Assignment: Go over the data and work out how many lines include the word "request". Give that number only.

Items from a dataset:
# shijun18/H-DenseFormer

Measured on AMD Instinct MI355X. Metric: train samples/sec on 4x128^3 volumes, higher is better.
Workload: dtype bf16

## Files before the change

### h-denseformer_amd/csrc/head_ops.hip

```cpp
#include "unet_ops_internal.h"

namespace {

constexpr int HEAD_MAXCLS = 8;

template <typename T, int MC>
__global__ __launch_bounds__(256) void head_fwd_kernel(const T* __restrict__ in, int64_t in_pitch,
                                                       const float* __restrict__ scale, const float* __restrict__ shift,
                                                       const float* __restrict__ w, const float* __restrict__ b,
                                                       T* __restrict__ logits, int N, int C, int ncls, int64_t vox,
                                                       int per, int vec4) {
  HDF_LIGHT_PRIO();
  constexpr int EPC = ST<T>::EPC;
  extern __shared__ float outs[];
  float* part = outs + MC * per;
  const int n = blockIdx.y;
  const int cols = C / EPC;
  const bool pow2 = (cols & (cols - 1)) == 0 && cols <= 64;
  const int vlanes = 256 / cols;
  const int col = threadIdx.x % cols, vl = min((int)threadIdx.x / cols, vlanes - 1);
  const bool lane_on = (int)threadIdx.x < vlanes * cols;
  const int c0 = col * EPC;
  float sc[EPC], sh[EPC], wv[MC][EPC];
#pragma unroll
  for (int e = 0; e < EPC; e++) {
    sc[e] = scale ? scale[(int64_t)n * C + c0 + e] : 1.f;
    sh[e] = scale ? shift[(int64_t)n * C + c0 + e] : 0.f;
#pragma unroll
    for (int o = 0; o < MC; o++) wv[o][e] = (o < ncls) ? w[min(o, ncls - 1) * C + c0 + e] : 0.f;
  }
  const int64_t vb = (int64_t)blockIdx.x * per, ve = min(vox, vb + per);
  constexpr int U = 4;
  const int iters = (per + U * vlanes - 1) / (U * vlanes);
  for (int it = 0; it < iters; it++) {
    const int64_t v0 = vb + vl + (int64_t)it * U * vlanes;
    float f[U][EPC];
#pragma unroll
    for (int u = 0; u < U; u++) {
      const int64_t v = min(v0 + (int64_t)u * vlanes, ve - 1);
      load_chunk<T>(in + ((int64_t)n * vox + v) * in_pitch + c0, f[u]);
    }
#pragma unroll
    for (int u = 0; u < U; u++) {
      float acc[MC];
#pragma unroll
      for (int o = 0; o < MC; o++) acc[o] = 0.f;
#pragma unroll
      for (int e = 0; e < EPC; e++) {
        float x = f[u][e];
        if (scale) x = fmaxf(x * sc[e] + sh[e], 0.f);
#pragma unroll
        for (int o = 0; o < MC; o++) acc[o] += x * wv[o][e];
      }
      if (pow2) {
        for (int off = 1; off < cols; off <<= 1) {
#pragma unroll
          for (int o = 0; o < MC; o++) acc[o] += __shfl_xor(acc[o], off, 64);
        }
      } else {
        __syncthreads();
#pragma unroll
        for (int o = 0; o < MC; o++) part[threadIdx.x * MC + o] = acc[o];
        __syncthreads();
        if (col == 0) {
          for (int k = 1; k < cols; k++)
#pragma unroll
            for (int o = 0; o < MC; o++) acc[o] += part[(threadIdx.x + k) * MC + o];
        }
      }
      const int64_t lv = v0 + (int64_t)u * vlanes - vb;
      if (col == 0 && lane_on && lv < per) {
#pragma unroll
        for (int o = 0; o < MC; o++) outs[o * per + (int)lv] = acc[o];
      }
    }
  }
  __syncthreads();
  for (int o = 0; o < ncls; o++) {
    const float bo = b[o];
    if (vec4) {
      for (int lv = threadIdx.x * 4; lv < per; lv += 1024)
        if (vb + lv < vox)
          ST<T>::st4(logits + ((int64_t)n * ncls + o) * vox + vb + lv, outs[o * per + lv] + bo, outs[o * per + lv + 1] + bo,
                     outs[o * per + lv + 2] + bo, outs[o * per + lv + 3] + bo);
    } else {
      for (int lv = threadIdx.x; lv < per; lv += 256)
        if (vb + lv < vox) ST<T>::st(logits + ((int64_t)n * ncls + o) * vox + vb + lv, outs[o * per + lv] + bo);
    }
  }
}

constexpr int HEAD_VOX_MAX = 2048;
inline int head_vox(int64_t vox, int wgs = 128) {
  return (int)std::max<int64_t>(64, std::min<int64_t>(HEAD_VOX_MAX, (vox / wgs) & ~63));
}
template <typename T, int MC, bool ACC>
__global__ __launch_bounds__(256, (MC == 4 && sizeof(T) == 2) ? 4 : 1) void head_bwd_kernel(const T* __restrict__ dlogits, const T* __restrict__ in,
                                                       int64_t in_pitch, const float* __restrict__ scale,
                                                       const float* __restrict__ shift, const float* __restrict__ w,
                                                       T* __restrict__ dx, int64_t dx_pitch,
                                                       float* __restrict__ dw, float* __restrict__ db, int N, int C,
                                                       int ncls, int64_t vox, int per,
                                                       const float* __restrict__ in_mean,
                                                       const float* __restrict__ in_rstd,
                                                       float* __restrict__ inb_partials, int vec4) {
  HDF_LIGHT_PRIO();
  constexpr int EPC = 4;
  extern __shared__ float red[];
  const int n = blockIdx.y;
  const int cols = C / EPC;
  const int vlanes = 256 / cols;
  const int col = threadIdx.x % cols, vl = threadIdx.x / cols;
  const int c0 = col * EPC;
  float sc[EPC], sh[EPC], wv[MC][EPC], accw[MC][EPC], accb[MC];
  float mu[EPC], rs[EPC], s1[EPC], s2[EPC];
#pragma unroll
  for (int e = 0; e < EPC; e++) {
    sc[e] = scale ? scale[(int64_t)n * C + c0 + e] : 1.f;
    sh[e] = scale ? shift[(int64_t)n * C + c0 + e] : 0.f;
    mu[e] = inb_partials ? in_mean[(int64_t)n * C + c0 + e] : 0.f;
    rs[e] = inb_partials ? in_rstd[(int64_t)n * C + c0 + e] : 0.f;
    s1[e] = s2[e] = 0.f;
  }
#pragma unroll
  for (int o = 0; o < MC; o++) {
    accb[o] = 0.f;
#pragma unroll
    for (int e = 0; e < EPC; e++) {
      wv[o][e] = (o < ncls) ? w[min(o, ncls - 1) * C + c0 + e] : 0.f;
      accw[o][e] = 0.f;
    }
  }
  const int64_t vb = (int64_t)blockIdx.x * per, ve = min(vox, vb + per);
  if (vec4) {
    for (int i = threadIdx.x; i < MC * (per >> 2); i += 256) {
      const int o = i / (per >> 2), lv = (i - o * (per >> 2)) * 4;
      float v[4];
      ST<T>::ld4(dlogits + ((int64_t)n * ncls + min(o, ncls - 1)) * vox + min(vb + lv, vox - 4), v);
#pragma unroll
      for (int j = 0; j < 4; j++) red[(lv + j) * MC + o] = (o < ncls && vb + lv < vox) ? v[j] : 0.f;
    }
  } else {
    for (int o = 0; o < MC; o++) {
      const T* src = dlogits + ((int64_t)n * ncls + min(o, ncls - 1)) * vox;
      for (int lv = threadIdx.x; lv < per; lv += 256) {
        const float v = ST<T>::ld(src + min(vb + lv, vox - 1));
        red[lv * MC + o] = (o < ncls && vb + lv < vox) ? v : 0.f;
      }
    }
  }
  __syncthreads();
  if (vl < vlanes) {
    constexpr int U = sizeof(T) == 2 ? 2 : 4;
    for (int64_t v0 = vb + vl; v0 < ve; v0 += (int64_t)U * vlanes) {
      float f[U][EPC], g[ACC ? U : 1][EPC], dl[U][MC];
      int64_t row[U];
#pragma unroll
      for (int u = 0; u < U; u++) {
        const int64_t v = min(v0 + (int64_t)u * vlanes, ve - 1);
        row[u] = (int64_t)n * vox + v;
        ST<T>::ld4(in + row[u] * in_pitch + c0, f[u]);
        if (ACC) ST<T>::ld4(dx + row[u] * dx_pitch + c0, g[ACC ? u : 0]);
#pragma unroll
        for (int o = 0; o < MC; o++) dl[u][o] = red[(int)(v - vb) * MC + o];
      }
#pragma unroll
      for (int u = 0; u < U; u++) {
        const bool live = v0 + (int64_t)u * vlanes < ve;
#pragma unroll
        for (int o = 0; o < MC; o++) dl[u][o] = live ? dl[u][o] : 0.f;
        float d[EPC];
#pragma unroll
        for (int e = 0; e < EPC; e++) {
          float x = f[u][e];
          if (scale) x = fmaxf(x * sc[e] + sh[e], 0.f);
          float t = ACC ? g[ACC ? u : 0][e] : 0.f;
#pragma unroll
          for (int o = 0; o < MC; o++) {
            t += dl[u][o] * wv[o][e];
            accw[o][e] += dl[u][o] * x;
          }
          d[e] = t;
        }
        if (live) ST<T>::st4(dx + row[u] * dx_pitch + c0, d[0], d[1], d[2], d[3]);
        if (inb_partials) {
#pragma unroll
          for (int e = 0; e < EPC; e++) {
            const float gg = (live && f[u][e] * sc[e] + sh[e] > 0.f) ? storage_round<T>(d[e]) : 0.f;
            s1[e] += gg;
            s2[e] += gg * ((f[u][e] - mu[e]) * rs[e]);
          }
        }
        if (col == 0) {
#pragma unroll
          for (int o = 0; o < MC; o++) accb[o] += dl[u][o];
        }
      }
    }
  }
  __syncthreads();
  const int ld = (C + 1) * MC;
  if (vl < vlanes) {
#pragma unroll
    for (int o = 0; o < MC; o++) {
#pragma unroll
      for (int e = 0; e < EPC; e++) red[vl * ld + (c0 + e) * MC + o] = accw[o][e];
      if (col == 0) red[vl * ld + C * MC + o] = accb[o];
    }
  }
  __syncthreads();
  for (int i = threadIdx.x; i < (C + 1) * MC; i += 256) {
    const int c = i / MC, o = i - c * MC;
    if (o >= ncls) continue;
    float t = 0.f;
    for (int k = 0; k < vlanes; k++) t += red[k * ld + i];
    if (c < C)
      atomicAdd(dw + o * C + c, t);
    else
      atomicAdd(db + o, t);
  }
  if (inb_partials) {
    __syncthreads();
    if (vl < vlanes) {
#pragma unroll
      for (int e = 0; e < EPC; e++) {
        red[(vl * C + c0 + e) * 2 + 0] = s1[e];
        red[(vl * C + c0 + e) * 2 + 1] = s2[e];
      }
    }
    __syncthreads();
    for (int i = threadIdx.x; i < C * 2; i += 256) {
      float t = 0.f;
      for (int k = 0; k < vlanes; k++) t += red[k * C * 2 + i];
      inb_partials[((int64_t)n * gridDim.x + blockIdx.x) * C * 2 + i] = t;
    }
  }
}

}

static int allow_big_lds(const void* kern, size_t bytes) {
  if (bytes <= 64 * 1024) return HDF_OK;
  hipError_t e = hipFuncSetAttribute(kern, hipFuncAttributeMaxDynamicSharedMemorySize, 160 * 1024);
  if (e != hipSuccess) {
    hdf_set_error("hipFuncSetAttribute(MaxDynamicSharedMemorySize) failed: %s", hipGetErrorString(e));
    return HDF_ERR_HIP;
  }
  return HDF_OK;
}

int hdf_launch_head_fwd(int dtype, CRows in, NormStats ins, const float* w, const float* b, void* logits, int N, int C,
                        int ncls, int64_t vox, hipStream_t st) {
  HDF_CHECK_ARG(ncls <= HEAD_MAXCLS, "head: n_cls=%d > %d", ncls, HEAD_MAXCLS);
  HDF_CHECK_ARG(C % 16 == 0 && C <= 1024, "head_fwd: C=%d", C);
  const int per = head_vox(vox, 1024) >= 256 ? head_vox(vox, 1024) : head_vox(vox);
  const unsigned gx = (unsigned)ceil_div64(vox, per);
  const int vec4 = (vox % 4 == 0 && (reinterpret_cast<uintptr_t>(logits) & 15) == 0) ? 1 : 0;
  HDF_DISPATCH_T(dtype, {
    auto go = [&](auto kern, int mc) -> int {
      const size_t shm = (size_t)mc * (per + 256) * sizeof(float);
      HDF_TRY(allow_big_lds((const void*)kern, shm));
      hipLaunchKernelGGL(kern, dim3(gx, N), dim3(256), shm, st, (const T*)in.p, in.pitch, ins.scale, ins.shift, w, b,
                         (T*)logits, N, C, ncls, vox, per, vec4);
      return HDF_OK;
    };
    if (ncls <= 4)
      HDF_TRY(go(head_fwd_kernel<T, 4>, 4));
    else
      HDF_TRY(go(head_fwd_kernel<T, 8>, 8));
  });
  HDF_LAUNCH_CHECK();
  return HDF_OK;
}

int hdf_head_bwd_blocks(int64_t vox) { return (int)ceil_div64(vox, head_vox(vox)); }

int hdf_launch_head_bwd(int dtype, const void* dlogits, CRows in, NormStats ins, const float* w, HeadGrads g, int N, int C,
                        int ncls, int64_t vox, hipStream_t st) {
  HDF_CHECK_ARG(ncls <= HEAD_MAXCLS, "head: n_cls=%d > %d", ncls, HEAD_MAXCLS);
  HDF_CHECK_ARG(C % 16 == 0 && C <= 1024, "head_bwd: C=%d", C);
  HDF_CHECK_ARG(g.inb_partials == nullptr || (ins.scale && ins.mean && ins.rstd),
                "head_bwd: IN partials need the layer's statistics");
  const int per = head_vox(vox);
  const unsigned gx = (unsigned)hdf_head_bwd_blocks(vox);
  const int vec4 = (vox % 4 == 0 && (reinterpret_cast<uintptr_t>(dlogits) & 15) == 0) ? 1 : 0;
  HDF_DISPATCH_T(dtype, {
    const int cols = C / 4, vlanes = 256 / cols;
    const int mc = ncls <= 4 ? 4 : 8;
    const size_t shm =
        std::max(std::max((size_t)vlanes * (C + 1) * mc, (size_t)per * mc), (size_t)vlanes * C * 2) * sizeof(float);
    auto go = [&](auto kern) -> int {
      HDF_TRY(allow_big_lds((const void*)kern, shm));
      hipLaunchKernelGGL(kern, dim3(gx, N), dim3(256), shm, st, (const T*)dlogits, (const T*)in.p, in.pitch, ins.scale,
                         ins.shift, w, (T*)g.dx.p, g.dx.pitch, g.dw, g.db, N, C, ncls, vox, per, ins.mean, ins.rstd,
                         g.inb_partials, vec4);
      return HDF_OK;
    };
    if (mc == 4)
      HDF_TRY(g.accumulate_dx ? go(head_bwd_kernel<T, 4, true>) : go(head_bwd_kernel<T, 4, false>));
    else
      HDF_TRY(g.accumulate_dx ? go(head_bwd_kernel<T, 8, true>) : go(head_bwd_kernel<T, 8, false>));
  });
  HDF_LAUNCH_CHECK();
  return HDF_OK;
}
```

Baseline: 184.4.

## Software-pipeline head backward row loads and transpose dlogits staging layout

The head backward kernel now issues the first batch of input/dx row loads before staging dlogits into shared memory. Inside the main loop it prefetches the next iteration's rows as raw registers while computing the current ones, so global-load latency overlaps with the LDS fill and the arithmetic. The dlogits staging changes to a class-major shared layout with batched 16-byte vector stores, and 64-bit row indexing is replaced with 32-bit offsets from a per-block base, guarded by a new pitch check. Tail stores now write a duplicate of the first row instead of branching, which costs extra registers and relies on a hand-placed waitcnt.

Result: no change. 185.2, median of 6 (+0.5%).

```diff
diff --git a/h-denseformer_amd/csrc/head_ops.hip b/h-denseformer_amd/csrc/head_ops.hip
--- a/h-denseformer_amd/csrc/head_ops.hip
+++ b/h-denseformer_amd/csrc/head_ops.hip
@@ -3,6 +3,17 @@
 namespace {
 
 constexpr int HEAD_MAXCLS = 8;
+
+template <typename T>
+using raw4_t = std::conditional_t<sizeof(T) == 2, u32x2, f32x4>;
+template <typename T>
+__device__ __forceinline__ raw4_t<T> ld_raw4(const T* p) {
+  return *reinterpret_cast<const raw4_t<T>*>(p);
+}
+template <typename T>
+__device__ __forceinline__ void cvt_raw4(const raw4_t<T>& r, float* f) {
+  ST<T>::ld4(reinterpret_cast<const T*>(&r), f);
+}
 
 template <typename T, int MC>
 __global__ __launch_bounds__(256) void head_fwd_kernel(const T* __restrict__ in, int64_t in_pitch,
@@ -106,7 +117,7 @@
                                                        float* __restrict__ inb_partials, int vec4) {
   HDF_LIGHT_PRIO();
   constexpr int EPC = 4;
-  extern __shared__ float red[];
+  extern __shared__ __align__(16) float red[];
   const int n = blockIdx.y;
   const int cols = C / EPC;
   const int vlanes = 256 / cols;
@@ -131,42 +142,77 @@
       accw[o][e] = 0.f;
     }
   }
-  const int64_t vb = (int64_t)blockIdx.x * per, ve = min(vox, vb + per);
+  const int64_t vb = (int64_t)blockIdx.x * per;
+  const int nv = (int)(min(vox, vb + per) - vb);
+  const T* inb = in + ((int64_t)n * vox + vb) * in_pitch + c0;
+  T* dxb = dx + ((int64_t)n * vox + vb) * dx_pitch + c0;
+  constexpr int U = sizeof(T) == 2 ? 2 : 4;
+  const int step = U * vlanes;
+  const int ip = (int)in_pitch, dp = (int)dx_pitch;
+  raw4_t<T> fr[U], gr[ACC ? U : 1];
+  auto request = [&](int l0) {
+#pragma unroll
+    for (int u = 0; u < U; u++) {
+      const int lv = min(l0 + u * vlanes, nv - 1);
+      fr[u] = ld_raw4<T>(inb + lv * ip);
+      if (ACC) gr[ACC ? u : 0] = ld_raw4<T>(dxb + lv * dp);
+    }
+  };
+  request(vl);
   if (vec4) {
-    for (int i = threadIdx.x; i < MC * (per >> 2); i += 256) {
-      const int o = i / (per >> 2), lv = (i - o * (per >> 2)) * 4;
-      float v[4];
-      ST<T>::ld4(dlogits + ((int64_t)n * ncls + min(o, ncls - 1)) * vox + min(vb + lv, vox - 4), v);
-#pragma unroll
-      for (int j = 0; j < 4; j++) red[(lv + j) * MC + o] = (o < ncls && vb + lv < vox) ? v[j] : 0.f;
+    constexpr int B = 8;
+    const int q = per >> 2, tot = MC * q;
+    for (int i0 = threadIdx.x; i0 < tot; i0 += 256 * B) {
+      raw4_t<T> r[B];
+#pragma unroll
+      for (int k = 0; k < B; k++) {
+        const int i = min(i0 + k * 256, tot - 1), o = i / q, lv = (i - o * q) * 4;
+        r[k] = ld_raw4<T>(dlogits + ((int64_t)n * ncls + min(o, ncls - 1)) * vox + min(vb + lv, vox - 4));
+      }
+#pragma unroll
+      for (int k = 0; k < B; k++) {
+        const int i = i0 + k * 256, o = i / q, lv = (i - o * q) * 4;
+        float v[4];
+        cvt_raw4<T>(r[k], v);
+        const bool on = o < ncls && vb + lv < vox;
+        if (i < tot)
+          *reinterpret_cast<f32x4*>(red + o * per + lv) =
+              f32x4{on ? v[0] : 0.f, on ? v[1] : 0.f, on ? v[2] : 0.f, on ? v[3] : 0.f};
+      }
     }
   } else {
-    for (int o = 0; o < MC; o++) {
-      const T* src = dlogits + ((int64_t)n * ncls + min(o, ncls - 1)) * vox;
-      for (int lv = threadIdx.x; lv < per; lv += 256) {
-        const float v = ST<T>::ld(src + min(vb + lv, vox - 1));
-        red[lv * MC + o] = (o < ncls && vb + lv < vox) ? v : 0.f;
-      }
-    }
-  }
+    for (int lv = threadIdx.x; lv < per; lv += 256) {
+      float v[MC];
+#pragma unroll
+      for (int o = 0; o < MC; o++)
+        v[o] = ST<T>::ld(dlogits + ((int64_t)n * ncls + min(o, ncls - 1)) * vox + min(vb + lv, vox - 1));
+#pragma unroll
+      for (int o = 0; o < MC; o++) red[o * per + lv] = (o < ncls && vb + lv < vox) ? v[o] : 0.f;
+    }
+  }
+  __builtin_amdgcn_s_waitcnt(0x0f70);
   __syncthreads();
   if (vl < vlanes) {
-    constexpr int U = sizeof(T) == 2 ? 2 : 4;
-    for (int64_t v0 = vb + vl; v0 < ve; v0 += (int64_t)U * vlanes) {
-      float f[U][EPC], g[ACC ? U : 1][EPC], dl[U][MC];
-      int64_t row[U];
+    for (int l0 = vl; l0 < nv; l0 += step) {
+      float f[U][EPC], g[ACC ? U : 1][EPC], dl[U][MC], d0[EPC];
+      int row[U];
 #pragma unroll
       for (int u = 0; u < U; u++) {
-        const int64_t v = min(v0 + (int64_t)u * vlanes, ve - 1);
-        row[u] = (int64_t)n * vox + v;
-        ST<T>::ld4(in + row[u] * in_pitch + c0, f[u]);
-        if (ACC) ST<T>::ld4(dx + row[u] * dx_pitch + c0, g[ACC ? u : 0]);
-#pragma unroll
-        for (int o = 0; o < MC; o++) dl[u][o] = red[(int)(v - vb) * MC + o];
-      }
+        row[u] = min(l0 + u * vlanes, nv - 1);
+        cvt_raw4<T>(fr[u], f[u]);
+        if (ACC) cvt_raw4<T>(gr[ACC ? u : 0], g[ACC ? u : 0]);
+#pragma unroll
+        for (int o = 0; o < MC; o++) dl[u][o] = red[o * per + row[u]];
+#pragma unroll
+        for (int e = 0; e < EPC; e++) {
+          asm volatile("" : "+v"(f[u][e]));
+          if (ACC) asm volatile("" : "+v"(g[ACC ? u : 0][e]));
+        }
+      }
+      request(l0 + step);
 #pragma unroll
       for (int u = 0; u < U; u++) {
-        const bool live = v0 + (int64_t)u * vlanes < ve;
+        const bool live = l0 + u * vlanes < nv;
 #pragma unroll
         for (int o = 0; o < MC; o++) dl[u][o] = live ? dl[u][o] : 0.f;
         float d[EPC];
@@ -182,7 +228,12 @@
           }
           d[e] = t;
         }
-        if (live) ST<T>::st4(dx + row[u] * dx_pitch + c0, d[0], d[1], d[2], d[3]);
+        if (u == 0) {
+#pragma unroll
+          for (int e = 0; e < EPC; e++) d0[e] = d[e];
+        }
+        ST<T>::st4(dxb + (live ? row[u] : row[0]) * dp, live ? d[0] : d0[0], live ? d[1] : d0[1], live ? d[2] : d0[2],
+                   live ? d[3] : d0[3]);
         if (inb_partials) {
 #pragma unroll
           for (int e = 0; e < EPC; e++) {
@@ -279,6 +330,8 @@
                         int ncls, int64_t vox, hipStream_t st) {
   HDF_CHECK_ARG(ncls <= HEAD_MAXCLS, "head: n_cls=%d > %d", ncls, HEAD_MAXCLS);
   HDF_CHECK_ARG(C % 16 == 0 && C <= 1024, "head_bwd: C=%d", C);
+  HDF_CHECK_ARG(in.pitch < (1 << 20) && g.dx.pitch < (1 << 20), "head_bwd: row pitch %lld / %lld", (long long)in.pitch,
+                (long long)g.dx.pitch);
   HDF_CHECK_ARG(g.inb_partials == nullptr || (ins.scale && ins.mean && ins.rstd),
                 "head_bwd: IN partials need the layer's statistics");
   const int per = head_vox(vox);
```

Result: 3